* _Input_
+ + + +
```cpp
namespace mcrt
{
    template <class R> struct Launch
    {
        static void generate(const WaveParams<R>& p, int next, int grid, cudaStream_t s);
        static void extend(const WaveParams<R>& p, int cur, int grid, cudaStream_t s);
        static void shade(const WaveParams<R>& p, int cur, int grid, cudaStream_t s);
        static void shadePhoton(const WaveParams<R>& p, int cur, int grid, cudaStream_t s);
        static void knn(const WaveParams<R>& p, int grid, cudaStream_t s);
        static void emitGenerate(const WaveParams<R>& p, int next, int grid, cudaStream_t s);
        static void emitShade(const WaveParams<R>& p, int cur, int grid, cudaStream_t s);
        static void shadow(const WaveParams<R>& p, int grid, cudaStream_t s);
        static void shadeKey(const WaveParams<R>& p, int grid, cudaStream_t s);
        static void traceUser(const DeviceScene<R>& sc, const double* rays6, size_t n, double* out_tuv,
                              uint32_t* out_prim, Counters* c, int grid, cudaStream_t s);
        static void features(const DeviceScene<R>& sc, const DeviceCamera<R>& cam, uint32_t global_seed, uint32_t sample_first,
                             uint32_t sample_count, double* out, Counters* c, int grid, cudaStream_t s);
        static void featuresChain(const DeviceScene<R>& sc, const DeviceCamera<R>& cam, uint32_t global_seed, uint32_t sample_first,
                                  uint32_t sample_count, uint32_t specular_depth, R ray_eps, double* out, Counters* c, int grid,
                                  cudaStream_t s);
    };

    void launchAdvance(Counters* c, cudaStream_t s);
    void launchSortScan(uint32_t* hist, const RaySort& rs, cudaStream_t s);
    void launchSortScatter(const uint32_t* key, const uint32_t* rank, const RaySort& rs, uint32_t* order,
                           const uint32_t* n_ptr, int grid, cudaStream_t s);
    void launchResolveFilmWeighted(const double* film, const double* wsum, double* out, size_t n_pixels, int grid, cudaStream_t s);
    void launchResolveFilm(const double* film, double* out, size_t n_values, double weight, int grid, cudaStream_t s);
    void launchResolveFilmPeers(const double* film, const PeerFrames& pf, size_t n_values, double weight, int grid, cudaStream_t s);
    void launchProgressiveResolve(const ProgressiveHalf& a, const ProgressiveHalf& b, bool weighted, uint32_t width, uint32_t rows,
                                  uint32_t tile, uint32_t tiles_x, double* out, double* sums, double* tile_error, uint32_t n_tiles,
                                  int grid, cudaStream_t s, const double* tile_counts = nullptr);
    void launchLightGroupsCombine(const double* planes, uint32_t n_planes, uint64_t n_values, const double* weights, double* out,
                                  int grid, cudaStream_t s);
    void launchFp64Peak(double* sink, int iterations, int grid, cudaStream_t s);
    void launchKnnUser(const DevicePhotonMap& map, uint32_t k, const double* points, size_t n, uint32_t* out_index,
                       double* out_d2, uint32_t* out_count, uint32_t* overflow_flag, int grid, cudaStream_t s);
    void launchGatherUser(const DevicePhotonMap& map, const double* points, size_t n, double r2, uint32_t* out_count,
                          double* out_flux, double* out_cone, uint32_t* overflow_flag, int grid, cudaStream_t s);
    void launchSamplerStream(const uint32_t* pixel, const uint32_t* sample, size_t n, uint32_t n_shuffles,
                             uint32_t global_seed, uint32_t* out, cudaStream_t s);
}
```

Before: 2717.

## Fuse shade-class histogram into extend and replace three-pass shade sort with one kernel

The extend kernel now builds a per-block shared-memory histogram of shade classes and flushes it to the global histogram, so the separate key kernel, scan kernel and scatter kernel for shading order collapse into a single kernel. That kernel scans the 64-bin histogram in one warp and scatters path indices directly, using a done-counter to reset the histogram. Separately, the shade kernel's queue appends and sort-rank atomics are warp-aggregated with ballot and match_any so one leader lane per key does each atomic. This trades extra shared atomics in extend and a last-block handshake for fewer launches and less global traffic.

```diff
diff --git a/monte-carlo-ray-tracer_b200/csrc/abi.cu b/monte-carlo-ray-tracer_b200/csrc/abi.cu
--- a/monte-carlo-ray-tracer_b200/csrc/abi.cu
+++ b/monte-carlo-ray-tracer_b200/csrc/abi.cu
@@ -565,8 +565,6 @@
         if ((rc = devAlloc(ctx, ctx->sort_allocs, &r.shadow_key, n))) return rc;
         if ((rc = devAlloc(ctx, ctx->sort_allocs, &r.shadow_rank, n))) return rc;
         if ((rc = devAlloc(ctx, ctx->sort_allocs, &r.shadow_order, n))) return rc;
-        if ((rc = devAlloc(ctx, ctx->sort_allocs, &r.shade_key, n))) return rc;
-        if ((rc = devAlloc(ctx, ctx->sort_allocs, &r.shade_rank, n))) return rc;
         if ((rc = devAlloc(ctx, ctx->sort_allocs, &r.shade_order, n))) return rc;
         if ((rc = devAlloc(ctx, ctx->sort_allocs, &r.hist_shade, (size_t)SORT_BINS))) return rc;
         if ((rc = devAlloc(ctx, ctx->sort_allocs, &r.hist_path, (size_t)SORT_BINS))) return rc;
@@ -835,10 +833,8 @@
                 if (ev) cudaEventRecord(ev[1], s);
                 if (p.sort.shade_order)
                 {
-                    Launch<R>::shadeKey(p, grid, s);
-                    launchSortScan(p.sort.hist_shade, p.sort, s);
-                    launchSortScatter(p.sort.shade_key, p.sort.shade_rank, p.sort, p.sort.shade_order, &ctx->d_counters->n_cur, grid, s);
-                    launches += 3;
+                    Launch<R>::shadeClassOrder(p, grid, s);
+                    launches += 1;
                 }
                 if (emitting)
                 {
diff --git a/monte-carlo-ray-tracer_b200/csrc/integrator.cuh b/monte-carlo-ray-tracer_b200/csrc/integrator.cuh
--- a/monte-carlo-ray-tracer_b200/csrc/integrator.cuh
+++ b/monte-carlo-ray-tracer_b200/csrc/integrator.cuh
@@ -34,6 +34,9 @@
 #ifndef MCRT_SHADE_MINBLOCKS_LITE
 #define MCRT_SHADE_MINBLOCKS_LITE 3
 #endif
+#ifndef MCRT_SHADE_AGGREGATE_RANKS
+#define MCRT_SHADE_AGGREGATE_RANKS 1
+#endif
 #ifndef MCRT_SORT_ORIGIN_BITS
 #define MCRT_SORT_ORIGIN_BITS 4
 #endif
@@ -102,8 +105,6 @@
         uint32_t* block_offset;
         uint32_t* done_counter;
         uint32_t shade_sorted;
-        uint32_t* shade_key;
-        uint32_t* shade_rank;
         uint32_t* shade_order;
         uint32_t* hist_shade;
         uint32_t prim_scale;
@@ -465,6 +466,14 @@
         c->fetch_shadow = 0;
     }
 
+    constexpr uint32_t SHADE_CLASS_BINS = 64;
+
+    template <class R>
+    MCRT_D uint32_t shadeClassOf(const DeviceScene<R>& sc, uint32_t prim)
+    {
+        return prim == NO_PRIM ? 0u : sc.shade_class[prim];
+    }
+
     template <class R, int PRIMS, int FAST>
     __global__ void __launch_bounds__(256, FAST == 2 ? MCRT_TRACE_MINBLOCKS_DYN : (FAST == 1 ? MCRT_TRACE_MINBLOCKS_FAST : (PRIMS == PRIMS_ALL ? Mode<R>::trace_minblocks : Mode<R>::trace_minblocks_pruned))) k_extend(WaveParams<R> p, int cur)
     {
@@ -474,6 +483,20 @@
         uint32_t overflow = 0;
         unsigned long long rays = 0;
         const uint32_t* order = p.sort.path_order;
+        __shared__ uint32_t s_class[SHADE_CLASS_BINS];
+        const bool classes = p.sort.shade_order != nullptr;
+        if (classes)
+        {
+            for (uint32_t k = threadIdx.x; k < SHADE_CLASS_BINS; k += blockDim.x) s_class[k] = 0u;
+            __syncthreads();
+        }
+        auto flushClasses = [&]()
+        {
+            if (!classes) return;
+            __syncthreads();
+            for (uint32_t k = threadIdx.x; k < SHADE_CLASS_BINS; k += blockDim.x)
+                if (s_class[k]) atomicAdd(&p.sort.hist_shade[k], s_class[k]);
+        };
         if constexpr (Mode<R>::parity && FAST == 2)
         {
             traceManyFast<PRIMS>(p.scene, n, &p.counters->fetch_extend,
@@ -488,9 +511,11 @@
                 [&](uint32_t i, const RayQ<R>&, const Hit<R>& h)
                 {
                     stStream(&p.hits[i], V4<R>(h.t, h.u, h.v, h.prim == NO_PRIM ? R(-1) : R(h.prim)));
+                    if (classes) atomicAdd(&s_class[shadeClassOf(p.scene, h.prim)], 1u);
                     rays++;
                 }, cnt, overflow);
             flushStats(p.counters, cnt, rays, false, overflow);
+            flushClasses();
             return;
         }
         for (uint32_t ii = blockIdx.x * blockDim.x + threadIdx.x; ii < n; ii += gridDim.x * blockDim.x)
@@ -505,6 +530,7 @@
 #endif
             Hit<R> h = traceClosest<PRIMS, FAST != 0>(p.scene, ro.xyz(), rd.xyz(), skip, cnt, overflow);
             stStream(&p.hits[i], V4<R>(h.t, h.u, h.v, h.prim == NO_PRIM ? R(-1) : R(h.prim)));
+            if (classes) atomicAdd(&s_class[shadeClassOf(p.scene, h.prim)], 1u);
             rays++;
 #ifdef MCRT_TAIL_DIAGNOSTIC
             const uint32_t w = cnt.box_tests + cnt.prim_tests - w0;
@@ -515,6 +541,7 @@
 #endif
         }
         flushStats(p.counters, cnt, rays, false, overflow);
+        flushClasses();
     }
 
     template <class R>
@@ -803,18 +830,42 @@
                 }
             }
 
-            const uint32_t slot = warpAppend(&c->n_next, alive);
-            const uint32_t sslot = warpAppend(&c->n_shadow, want_shadow);
+            const unsigned lane = threadIdx.x & 31u, lower = (1u << lane) - 1u;
+            const unsigned amask = __ballot_sync(0xFFFFFFFFu, alive), smask = __ballot_sync(0xFFFFFFFFu, want_shadow);
             uint32_t pkey = 0, prank = 0, skey = 0, srank = 0;
-            if (sorting && alive)
-            {
-                pkey = rayKey(p.sort, nray.start, nray.direction, hit_prim);
-                prank = atomicAdd(&p.sort.hist_path[pkey], 1u);
-            }
-            if (sorting && want_shadow)
-            {
-                skey = rayKey(p.sort, sh_o, sh_d, hit_prim);
-                srank = atomicAdd(&p.sort.hist_shadow[skey], 1u);
+            unsigned ppeers = 0, speers = 0;
+            if (sorting)
+            {
+                if (alive) pkey = rayKey(p.sort, nray.start, nray.direction, hit_prim);
+                if (want_shadow) skey = rayKey(p.sort, sh_o, sh_d, hit_prim);
+#if MCRT_SHADE_AGGREGATE_RANKS
+                ppeers = __match_any_sync(0xFFFFFFFFu, alive ? pkey : 0xFFFFFFFFu);
+                speers = __match_any_sync(0xFFFFFFFFu, want_shadow ? skey : 0xFFFFFFFFu);
+#else
+                ppeers = 1u << lane; speers = 1u << lane;
+#endif
+#ifdef MCRT_SHADE_KEY_STATS
+                const unsigned pm = __match_any_sync(0xFFFFFFFFu, alive ? pkey : 0xFFFFFFFFu);
+                const unsigned sm = __match_any_sync(0xFFFFFFFFu, want_shadow ? skey : 0xFFFFFFFFu);
+                const uint32_t dp = __popc(__ballot_sync(0xFFFFFFFFu, alive && (pm & lower) == 0u));
+                const uint32_t ds = __popc(__ballot_sync(0xFFFFFFFFu, want_shadow && (sm & lower) == 0u));
+                if (lane == 0u && dp) atomicAdd(&c->work_sum, (1ull << 36) + dp);
+                if (lane == 0u && ds) atomicAdd(&c->work_warpmax, (1ull << 36) + ds);
+#endif
+            }
+            uint32_t qbase = 0, sbase = 0;
+            if (amask && lane == (unsigned)(__ffs(amask) - 1)) qbase = atomicAdd(&c->n_next, (uint32_t)__popc(amask));
+            if (smask && lane == (unsigned)(__ffs(smask) - 1)) sbase = atomicAdd(&c->n_shadow, (uint32_t)__popc(smask));
+            const int pleader = __ffs(ppeers) - 1, sleader = __ffs(speers) - 1;
+            if (sorting && alive && (int)lane == pleader) prank = atomicAdd(&p.sort.hist_path[pkey], (uint32_t)__popc(ppeers));
+            if (sorting && want_shadow && (int)lane == sleader) srank = atomicAdd(&p.sort.hist_shadow[skey], (uint32_t)__popc(speers));
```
+ + + +
* _How to complete this task_
Search the entries for "carlo" and copy each matching line.

* _Result for this exercise_
diff --git a/monte-carlo-ray-tracer_b200/csrc/abi.cu b/monte-carlo-ray-tracer_b200/csrc/abi.cu
--- a/monte-carlo-ray-tracer_b200/csrc/abi.cu
+++ b/monte-carlo-ray-tracer_b200/csrc/abi.cu
diff --git a/monte-carlo-ray-tracer_b200/csrc/integrator.cuh b/monte-carlo-ray-tracer_b200/csrc/integrator.cuh
--- a/monte-carlo-ray-tracer_b200/csrc/integrator.cuh
+++ b/monte-carlo-ray-tracer_b200/csrc/integrator.cuh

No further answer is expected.